CS: HBO is right at the forefront.
Wells: Yeah, because they’re willing to take chances for them and their audience which is a great thing. They’re trying to provide things that you can’t see elsewhere or don’t see elsewhere, and unfortunately that’s including things you don’t see in the theater very much. It’ll be really interesting just to see this next year how many films can kinda squeeze through.
CS: Sundance is just a month from now, and it’s going to be really interesting to see if they can get as many films as they have in the past year.
Wells: Well, I think what you’re gonna see a lot at Sundance–and this may be a great thing–is a return to really indie films, very inexpensive films because nobody can raise the financing for the larger ones. I’m really interested in hearing what you think about what you see at Sundance. I mean, is there a significant difference in the kind of films? I think it won’t just be what they have chosen to put in. I mean, I think it’s also kind of what’s available. These kind of films that’s got these kinds of actors aren’t going to be there very much.
CS: I know you’ve been writing and directing an episode for an upcoming Showtime show as well.
Wells: Yeah, we’re producing a new show for Showtime called “Shameless” with Bill Macy and Emmy Rossum and Joan Cusack. It starts in January and I’m gonna direct one of those and supervise the writing. My company’s doing it.
CS: I was curious about that because you’re able to direct an episode early now rather than “ER,” where you had to wait a while before you got into that.
Wells: Well, cable helps because you can have all the scripts written in advance so you’re not like, slowing down the writing process while you do it because you don’t do as many.
CS: Do you have any other projects that you’re producing or directing that you’re excited about?
Wells: Well, yeah, this one. I mean, we’re getting there. We’re gonna do the Tracy Letts play “August Osage County.” It’s a film for Weinstein. It’s been in the press already, so it’s not a secret. Julia Roberts and Meryl Streep look like they’re gonna do it, so and I’ll direct that next fall I think, so I’m working with Tracy on the screenplay now.
CS: I never got a chance to see the play unfortunately.
Wells: It’s a great play, and we’re trying to turn it into something less than a four-hour movie. It was a long play.
CS: Before we wrap things up, since you’re a voting member of the WGA, what do you see as a great script? How do you separate a great script from great direction?
Wells: Well, how do I actually try and do it? Sometimes you can, and sometimes you can’t. I mean, there’s things that are visually really interesting that also I think have to have a great script underneath it, so I tend to end up voting for both, for the same films.
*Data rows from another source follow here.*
_vp, _i32, _i64, _u32, _u64, _f32, _sz, _cp = C.c_void_p, C.c_int32, C.c_int64, C.c_uint32, C.c_uint64, C.c_float, C.c_size_t, C.c_char_p
ENGINE_CB = C.CFUNCTYPE(None, C.c_char_p, C.c_char_p, C.c_void_p)
SYMBOLS = {
    "mi355_backend_init": (C.c_int, []),
    "mi355_backend_free": (None, []),
    "mi355_device_count": (C.c_int, []),
    "mi355_last_error": (_cp, []),
    "mi355_time_us": (_i64, []),
    "mi355_print_system_info": (_cp, []),
    "mi355_model_default_params": (ModelParams, []),
    "mi355_model_load_from_file": (_vp, [_cp, ModelParams]),
    "mi355_model_free": (None, [_vp]),
    "mi355_model_n_vocab": (_i32, [_vp]),
    "mi355_model_n_embd": (_i32, [_vp]),
    "mi355_model_n_layer": (_i32, [_vp]),
    "mi355_model_n_head": (_i32, [_vp]),
    "mi355_model_n_head_kv": (_i32, [_vp]),
    "mi355_model_n_ctx_train": (_i32, [_vp]),
    "mi355_model_size": (_u64, [_vp]),
    "mi355_model_cpu_buffer": (_u64, [_vp]),
    "mi355_model_other_buffer": (_u64, [_vp]),
    "mi355_model_bytes_per_token": (_u64, [_vp]),
    "mi355_model_planes_bytes": (_u64, [_vp]),
    "mi355_debug_set_option": (C.c_int, [_cp, _i32]),
    "mi355_model_desc": (_cp, [_vp]),
    "mi355_model_meta_str": (C.c_int, [_vp, _cp, _cp, _sz]),
    "mi355_context_default_params": (ContextParams, []),
    "mi355_context_new": (_vp, [_vp, ContextParams]),
    "mi355_context_free": (None, [_vp]),
    "mi355_n_ctx": (_u32, [_vp]),
    "mi355_n_batch": (_u32, [_vp]),
    "mi355_n_ubatch": (_u32, [_vp]),
    "mi355_context_device_bytes": (_u64, [_vp]),
    "mi355_batch_init": (Batch, [_i32, _i32, _i32]),
    "mi355_batch_free": (None, [Batch]),
    "mi355_decode": (_i32, [_vp, Batch]),
    "mi355_greedy_steps": (_i32, [_vp, _i32, _i32, _i32, _i32, _vp]),
    "mi355_get_logits_ith": (C.POINTER(C.c_float), [_vp, _i32]),
    "mi355_get_argmax_ith": (_i32, [_vp, _i32]),
    "mi355_get_argmax_prob_ith": (_i32, [_vp, _i32, _vp]),
    "mi355_spec_verify": (_i32, [_vp, _i32, _vp, _vp, _vp, _vp]),
    "mi355_get_token_logprobs": (_i32, [_vp, _i32, _vp, _vp, _vp, _vp]),
    "mi355_logits_kl": (_i32, [_vp, _vp, _i32, _vp, _vp, _vp, _vp]),
    "mi355_perplexity": (_i32, [_vp, _vp, _vp, _i64, _i32, _i32, _i32, _vp, _vp, _vp, _vp, _vp]),
    "mi355_imatrix_begin": (_i32, [_vp, _i32]),
    "mi355_imatrix_end": (_i32, [_vp]),
    "mi355_imatrix_clear": (_i32, [_vp]),
    "mi355_imatrix_n_entries": (_i32, [_vp]),
    "mi355_imatrix_entry": (_i32, [_vp, _i32, _vp, _i32, _vp, _vp]),
    "mi355_imatrix_get": (_i32, [_vp, _i32, _vp, _vp]),
    "mi355_speculative_steps": (_i32, [_vp, _vp, _i32, _i32, _i32, _i32, _i32, _i32, _f32, _vp, _vp]),
    "mi355_get_topk_ith": (_i32, [_vp, _i32, _i32, _i32, _vp, _vp, _vp, _f32, _f32, _f32, _vp, _vp]),
    "mi355_debug_mega_steps": (C.c_int64, [_vp]),
    "mi355_debug_engine_steps": (C.c_int64, [_vp]),
    "mi355_debug_fused_skipped_steps": (C.c_int64, [_vp]),
    "mi355_debug_qkv_attn_launches": (C.c_int64, [_vp]),
    "mi355_debug_qkv_attn_plan": (C.c_int64, [C.c_int32] * 10 + [C.POINTER(C.c_int32)]),
    "mi355_set_embeddings": (None, [_vp, _i32]),
    "mi355_get_embeddings_ith": (C.POINTER(C.c_float), [_vp, _i32]),
    "mi355_synchronize": (None, [_vp]),
    "mi355_adapter_lora_init": (_vp, [_vp, _cp]),
    "mi355_adapter_lora_free": (None, [_vp]),
    "mi355_adapter_lora_alpha": (_f32, [_vp]),
    "mi355_adapter_lora_n_pairs": (_i32, [_vp]),
    "mi355_set_adapter_lora": (_i32, [_vp, _vp, _f32]),
    "mi355_rm_adapter_lora": (_i32, [_vp, _vp]),
    "mi355_clear_adapter_lora": (None, [_vp]),
    "mi355_op_lora_delta": (C.c_int, [_i32, _vp, _vp, _vp, _vp, _vp, _vp, _vp, _i64, _i64, _vp, _vp]),
    "mi355_kv_cache_clear": (None, [_vp]),
    "mi355_kv_cache_seq_rm": (_i32, [_vp, _i32, _i32, _i32]),
    "mi355_kv_cache_seq_cp": (None, [_vp, _i32, _i32, _i32, _i32]),
    "mi355_kv_cache_seq_add": (None, [_vp, _i32, _i32, _i32, _i32]),
    "mi355_state_seq_get_size": (_sz, [_vp, _i32]),
    "mi355_state_seq_get_data": (_sz, [_vp, _vp, _sz, _i32]),
    "mi355_state_seq_set_data": (_sz, [_vp, _vp, _sz, _i32]),
    "mi355_state_seq_save_file": (_sz, [_vp, _cp, _i32, _vp, _sz]),
    "mi355_state_seq_load_file": (_sz, [_vp, _cp, _i32, _vp, _sz, C.POINTER(C.c_size_t)]),
    "mi355_debug_state_seq_timing": (None, [_vp, _vp]),
    "mi355_kv_cache_used_cells": (_i32, [_vp]),
    "mi355_debug_enable_taps": (None, [_vp, _i32]),
    "mi355_debug_layer_out": (_i32, [_vp, _i32, _vp, _sz]),
    "mi355_op_quantize_act": (C.c_int, [_i32, _vp, _i64, _i64, _vp]),
    "mi355_op_rms_norm_quant": (C.c_int, [_vp, _vp, _i64, _i64, _f32, _vp, _vp]),
    "mi355_op_swiglu_quant": (C.c_int, [_vp, _vp, _i64, _i64, _vp]),
    "mi355_op_mul_mat": (C.c_int, [_i32, _vp, _i64, _i64, _vp, _i64, _vp, _vp, _vp]),
    "mi355_op_mul_mat_add": (C.c_int, [_i32, _vp, _i64, _i64, _vp, _i64, _vp, _vp]),
    "mi355_op_mul_mat_fused": (C.c_int, [_i32, _vp, _i64, _i64, _vp, _vp, _f32, _vp]),
    "mi355_op_mat_vec_step": (C.c_int, [_i32, _vp, _vp, _vp, _i64, _vp, _i64, _i32, _vp, _i32, _vp, _f32, _i32, _i32, _i32, _vp, _i64, _vp, _vp, _vp]),
    "mi355_op_prompt_mul_mat": (C.c_int, [_i32, _vp, _vp, _vp, _i64, _vp, _i64, _i32, _vp, _i32, _i32, _vp, _f32, _i32, _i64, _vp, _vp]),
    "mi355_op_act_q8k_planes": (C.c_int, [_i32, _vp, _vp, _vp, _f32, _i64, _i64, _vp, _vp, _vp, _vp, _vp, _vp]),
    "mi355_op_f32_to_bf16": (C.c_int, [_vp, _i64, _vp]),
    "mi355_op_mul_mat_bf16": (C.c_int, [_i32, _vp, _vp, _i64, _vp, _i64, _vp, _vp, _i32, _i32, _i32, _i32, _vp]),
    "mi355_op_ffn_gate_up": (C.c_int, [_i32, _vp, _vp, _i64, _i64, _vp, _i64, _vp]),
    "mi355_op_rms_norm_mul": (C.c_int, [_vp, _vp, _i64, _i64, _f32, _vp]),
    "mi355_op_rope": (C.c_int, [_vp, _i32, _i32, _i32, _vp, _i64, _f32, _f32, _vp, _i32]),
    "mi355_op_rope_yarn": (C.c_int, [_vp, _i32, _i32, _i32, _vp, _i64, _f32, _f32, _vp, _i32, _f32, _f32, _f32, _f32]),
    "mi355_op_get_rows": (C.c_int, [_i32, _vp, _i64, _i64, _vp, _i64, _vp]),
    "mi355_op_repack_rows": (C.c_int, [_i32, _vp, _i64, _i64, _vp]),
    "mi355_op_swiglu": (C.c_int, [_vp, _vp, _i64, _vp]),
    "mi355_op_soft_max": (C.c_int, [_vp, _vp, _i64, _i64, _f32, _vp]),
    "mi355_op_moe_route": (C.c_int, [_vp, _i64, _i32, _i32, _vp, _vp]),
    "mi355_op_moe_router": (C.c_int, [_i32, _vp, _i32, _i64, _vp, _i64, _i32, _i32, _vp, _vp, _vp, _vp]),
    "mi355_op_argmax_rows": (C.c_int, [_vp, _i64, _vp, _i32, _i32, _vp]),
    "mi355_op_argmax_prob_rows": (C.c_int, [_vp, _i64, _i32, _vp, _vp]),
    "mi355_op_spec_verify": (C.c_int, [_vp, _i64, _i32, _vp, _i32, _vp, _i32, _vp, _vp, _vp]),
    "mi355_op_token_logprob_rows": (C.c_int, [_vp, _i64, _i32, _vp, _vp, _i32, _vp, _vp]),
    "mi355_op_logits_kl_rows": (C.c_int, [_vp, _i32, _vp, _i32, _i64, _vp, _vp, _i32, _vp, _vp]),
    "mi355_op_imatrix_accum": (C.c_int, [_vp, _vp, _i64, _i64, _i32, _vp, _i32, _vp, _i32, _vp, _vp]),
    "mi355_quantize_chunk": (C.c_int, [_i32, _i32, _vp, _i64, _i64, _vp, _vp]),
    "mi355_quantize_supported": (C.c_int, [_i32]),
    "mi355_quantize_last_times": (C.c_int, [_vp, _vp, _vp]),
    "mi355_op_topk_rows": (C.c_int, [_vp, _i64, _i32, _vp, _i32, _i32, _vp, _vp, _vp, _vp, _vp, _vp, _vp, _vp]),
    "mi355_op_moe_group": (C.c_int, [_vp, _i64, _i32, _i32, _vp, _vp, _vp]),
    "mi355_op_moe_gather_act": (C.c_int, [_vp, _vp, _vp, _vp, _vp, _i64, _i64, _vp, _i64, _vp, _vp, _vp, _vp, _vp]),
    "mi355_op_moe_combine": (C.c_int, [_vp, _vp, _vp, _i64, _i32, _i32, _i32, _vp, _vp]),
    "mi355_op_moe_mul_mat_grouped": (C.c_int, [_i32, _i32, _vp, _vp, _i32, _i64, _i64, _vp, _vp, _i64, _i64, _i64, _vp, _vp]),
    "mi355_op_gather_rows_f32": (C.c_int, [_vp, _i64, _i64, _vp, _i64, _vp]),
    "mi355_op_flash_attn": (C.c_int, [_vp, _i64, _i32, _i32, _i32, _i32, _vp, _i32, _vp, _i32, _vp, _vp, _f32, _vp]),
    "mi355_op_attn_step": (C.c_int, [_vp, _vp, _vp, _i32, _i32, _i32, _i32, _vp, _i32, _vp, _i32, _vp, _i32, _i32, _f32, _i32, _f32, _i32, _vp, _i64, _vp, _i32,
                                     _vp, _vp, _vp, _vp]),
    "mi355_op_attn_decode_neox": (C.c_int, [_vp, _vp, _vp, _i32, _i32, _i32, _i32, _vp, _i32, _vp, _i32, _vp, _i32, _i32, _f32, _f32, _vp, _vp, _f32, _i32,
                                            _vp, _vp, _vp]),
    "mi355_op_flash_attn_seq": (C.c_int, [_vp, _i64, _i32, _i32, _i32, _i32, _vp, _i32, _vp, _i32, _vp, _vp, _vp, _vp, _i32, _f32, _vp]),
    "mi355_op_flash_attn_plan": (C.c_int, [_i64, _i32, _i32, _i32, _i32, _i32, _i32, _vp]),
    "mi355_op_attn_step_seq": (C.c_int, [_vp, _vp, _vp, _i32, _i32, _i32, _i32, _vp, _i32, _vp, _i32, _vp, _vp, _i32, _i32, _i32, _i32, _f32, _i32, _f32, _i32, _vp,
                                         _i64, _vp, _i32, _vp, _vp, _vp, _vp]),
    "mi355_op_attn_decode_neox_seq": (C.c_int, [_vp, _vp, _vp, _i32, _i32, _i32, _i32, _vp, _i32, _vp, _i32, _vp, _vp, _i32, _i32, _i32, _i32, _f32, _f32, _vp, _vp,
                                                _f32, _i32, _vp, _vp, _vp]),
    "mi355_op_attn_batch_step": (C.c_int, [_vp, _vp, _vp, _i64, _i32, _i32, _i32, _i32, _vp, _i32, _vp, _i32, _i32, _vp, _vp, _vp, _vp, _vp, _f32, _i32, _i32, _f32,
                                           _i32, _vp, _vp]),
    "mi355_op_attn_batch_step_planes": (C.c_int, [_vp, _vp, _vp, _i64, _i32, _i32, _i32, _i32, _vp, _i32, _vp, _i32, _i32, _vp, _vp, _vp, _vp, _vp, _f32, _i32, _i32, _f32,
                                           _i32, _vp, _vp, _vp, _vp]),
    "mi355_op_kv_store": (C.c_int, [_i32, _vp, _vp, _vp, _i64, _i32, _i32, _i32, _i32, _i32, _i32, _i32, _i32, _vp, _vp, _f32, _f32, _vp, _vp, _vp, _f32, _vp, _vp]),
    "mi355_op_k_shift": (C.c_int, [_i32, _i32, _i32, _i32, _i32, _i32, _vp, _f32, _f32, _vp, _f32, _f32, _f32, _f32, _vp]),
    "mi355_op_kv_state_pack": (C.c_int, [_i32, _i32, _i32, _i32, _i32, _i32, _vp, _vp, _vp, _i32, _vp]),
    "mi355_op_kv_state_unpack": (C.c_int, [_i32, _i32, _i32, _i32, _i32, _i32, _vp, _vp, _i32, _vp, _vp]),
    "mi355_bench_hbm_read": (C.c_double, [_sz, C.c_int]),
    "mi355_profile_last_decode": (_i32, [_vp, C.POINTER(_cp), C.POINTER(_f32), _i32]),
    "mi355_profile_enable": (None, [_vp, _i32]),
# ... 1021 lines not shown

        def as_dict(s):
            return {name: getattr(s, name) for name, _ in PplStats._fields_}

        raised = []

        def tramp(sp, _user):
            try:
                return 1 if callback(as_dict(sp.contents)) else 0
            except BaseException as ex:
                raised.append(ex)
                return 1

        cb = PPL_CALLBACK(tramp) if callback is not None else None
        r = self.lib.mi355_perplexity(self.h, base.h if base is not None else None, _ptr(tk), tk.size, n_chunk, int(bos), int(seq), _ptr(lp),
                                      _ptr(kl) if kl is not None else None, C.cast(cb, C.c_void_p) if cb is not None else None, None, C.byref(st))
        if raised:
            raise raised[0]
        if r != 0:
            raise MI355Error(f"mi355_perplexity failed: {_err(self.lib)}")
        out = as_dict(st)
        n_scored = int(st.n_chunks) * per
        out["logprobs"] = lp[:n_scored]
        if kl is not None:
            out["kls"] = kl[:n_scored]
        if st.count > 0:
            out["ppl"] = float(np.exp(st.nll / st.count))
            if base is not None:
                out["ppl_base"] = float(np.exp(st.nll_base / st.count))
                out["mean_kl"] = st.kl / st.count
        return out

    def imatrix_begin(self, process_output: bool = False) -> None:
        if self.lib.mi355_imatrix_begin(self.h, int(bool(process_output))) != 0:
            raise MI355Error(f"mi355_imatrix_begin failed: {_err(self.lib)}")

    def imatrix_end(self) -> None:
        if self.lib.mi355_imatrix_end(self.h) != 0:
            raise MI355Error(f"mi355_imatrix_end failed: {_err(self.lib)}")

    def imatrix_clear(self) -> None:
        if self.lib.mi355_imatrix_clear(self.h) != 0:
            raise MI355Error(f"mi355_imatrix_clear failed: {_err(self.lib)}")

    def imatrix_entries(self) -> dict:
        out = {}
        buf = C.create_string_buffer(256)
        for i in range(int(self.lib.mi355_imatrix_n_entries(self.h))):
            ne0, n_mat = C.c_int32(0), C.c_int32(0)
            if self.lib.mi355_imatrix_entry(self.h, i, C.cast(buf, C.c_void_p), 256, C.cast(C.byref(ne0), C.c_void_p), C.cast(C.byref(n_mat), C.c_void_p)) < 0:
                raise MI355Error(f"mi355_imatrix_entry failed: {_err(self.lib)}")
            sum2 = np.zeros((n_mat.value, ne0.value), np.float32)
            counts = np.zeros(n_mat.value, np.int32)
            if self.lib.mi355_imatrix_get(self.h, i, _ptr(sum2), _ptr(counts)) != 0:
                raise MI355Error(f"mi355_imatrix_get failed: {_err(self.lib)}")
            out[buf.value.decode()] = (sum2, counts)
        return out

    def speculative_steps(self, draft_ctx: "Context", first: int, pos0: int, n: int, n_max: int = 16, n_min: int = 0, p_min: float = 0.75, seq: int = 0):
        out = np.empty(n, np.int32); stats = np.zeros(4, np.int64)
        done = self.lib.mi355_speculative_steps(self.h, draft_ctx.h, int(first), int(pos0), int(seq), int(n), int(n_max), int(n_min), float(p_min),
                                                out.ctypes.data, stats.ctypes.data)
        if done != n:
            raise MI355Error(f"mi355_speculative_steps stopped after {done} of {n}: {_err(self.lib)}")
        return out, stats

    def mega_steps(self) -> int:
        return int(self.lib.mi355_debug_mega_steps(self.h))

    def topk(self, k: int, i: int = -1, adj_tok=(), adj_bias=(), adj_count=(), repeat: float = 1.0, freq: float = 0.0, present: float = 0.0):
        at = np.ascontiguousarray(adj_tok, np.int32); ab = np.ascontiguousarray(adj_bias, np.float32); ac = np.ascontiguousarray(adj_count, np.int32)
        toks = np.zeros(k, np.int32); lg = np.zeros(k, np.float32)
        r = self.lib.mi355_get_topk_ith(self.h, i, k, at.size, _ptr(at), _ptr(ab), _ptr(ac), repeat, freq, present, _ptr(toks), _ptr(lg))
        if r != k:
            raise MI355Error(f"mi355_get_topk_ith failed: {_err(self.lib)}")
        return toks, lg

    def fused_skipped_steps(self) -> int:
        return int(self.lib.mi355_debug_fused_skipped_steps(self.h))

    def qkv_attn_launches(self) -> int:
        return int(self.lib.mi355_debug_qkv_attn_launches(self.h))

    def engine_steps(self) -> int:
        return int(self.lib.mi355_debug_engine_steps(self.h))

    def synchronize(self):
        self.lib.mi355_synchronize(self.h)

    def kv_clear(self):
        self.lib.mi355_kv_cache_clear(self.h)

    def kv_seq_rm(self, seq, p0, p1) -> bool:
        return bool(self.lib.mi355_kv_cache_seq_rm(self.h, seq, p0, p1))

    def kv_seq_cp(self, s, d, p0, p1):
        self.lib.mi355_kv_cache_seq_cp(self.h, s, d, p0, p1)

    def kv_seq_add(self, seq, p0, p1, delta):
        self.lib.mi355_kv_cache_seq_add(self.h, seq, p0, p1, delta)

    def state_seq_size(self, seq: int = 0) -> int:
        return int(self.lib.mi355_state_seq_get_size(self.h, int(seq)))

    def state_seq_get(self, seq: int = 0) -> bytes:
        buf = np.zeros(self.state_seq_size(seq), np.uint8)
        n = int(self.lib.mi355_state_seq_get_data(self.h, _ptr(buf), buf.size, int(seq)))
        if n == 0:
            raise MI355Error(f"mi355_state_seq_get_data refused: {_err(self.lib)}")
        return buf[:n].tobytes()

    def state_seq_set(self, seq: int, blob) -> int:
        buf = np.frombuffer(bytes(blob), np.uint8)
        n = int(self.lib.mi355_state_seq_set_data(self.h, buf.ctypes.data if buf.size else None, buf.size, int(seq)))
        if n == 0:
            raise MI355Error(f"mi355_state_seq_set_data refused: {_err(self.lib)}")
        return n

    def state_seq_save_file(self, path: str, seq: int, tokens) -> int:
        tokens = np.ascontiguousarray(tokens, np.int32).reshape(-1)
        n = int(self.lib.mi355_state_seq_save_file(self.h, os.fsencode(path), int(seq), _ptr(tokens), tokens.size))
        if n == 0:
            raise MI355Error(f"mi355_state_seq_save_file refused: {_err(self.lib)}")
        return n

    def state_seq_load_file(self, path: str, seq: int, max_tokens: int = 1 << 20) -> np.ndarray:
        toks = np.zeros(max_tokens, np.int32)
        n_tok = C.c_size_t(0)
        n = int(self.lib.mi355_state_seq_load_file(self.h, os.fsencode(path), int(seq), _ptr(toks), toks.size, C.byref(n_tok)))
        if n == 0:
            raise MI355Error(f"mi355_state_seq_load_file refused: {_err(self.lib)}")
        return toks[:n_tok.value].copy()

    def state_seq_timing(self):
        out = np.zeros(3, np.float32)
        self.lib.mi355_debug_state_seq_timing(self.h, _ptr(out))
        return tuple(float(x) for x in out)

    def kv_used(self) -> int:
        return int(self.lib.mi355_kv_cache_used_cells(self.h))

    def enable_taps(self, on: bool = True):
        self.lib.mi355_debug_enable_taps(self.h, int(on))

    def layer_out(self, il: int, n_tokens: int) -> np.ndarray:
        out = np.zeros((n_tokens, self.model.n_embd), np.float32)
        n = self.lib.mi355_debug_layer_out(self.h, il, _ptr(out), out.size)
        if n < 0:
            raise MI355Error("debug taps not enabled")
        return out[:n]

    def profile(self, on: bool = True):
        self.lib.mi355_profile_enable(self.h, int(on))

    def last_profile(self) -> dict:
        names = (_cp * 64)()
        us = (_f32 * 64)()
        n = self.lib.mi355_profile_last_decode(self.h, names, us, 64)
        return {names[i].decode(): float(us[i]) for i in range(n)}

    def force_moe_ids(self, ids: np.ndarray) -> None:
        ids = np.ascontiguousarray(ids, np.int32)
        rc = self.lib.mi355_debug_force_moe_ids(self.h, _ptr(ids), ids.shape[0], ids.shape[1], ids.shape[2])
        if rc != 0:
            raise MI355Error(f"mi355_debug_force_moe_ids failed ({rc}): {_err(self.lib)}")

CS: So do you generally lean towards people who are writers and directors?
Wells: Oh, do I? No, not necessarily. Like, this year, I thought “The Social Network” was a terrific script, and Aaron’s of course, a friend, and David Fincher did a great job. I really liked “127 Hours” as a unified script and directing. Something came together in that that’s really interesting with Simon. They’ve obviously done some good work together in the past.
The Company Men opens in select cities on Friday, January 21.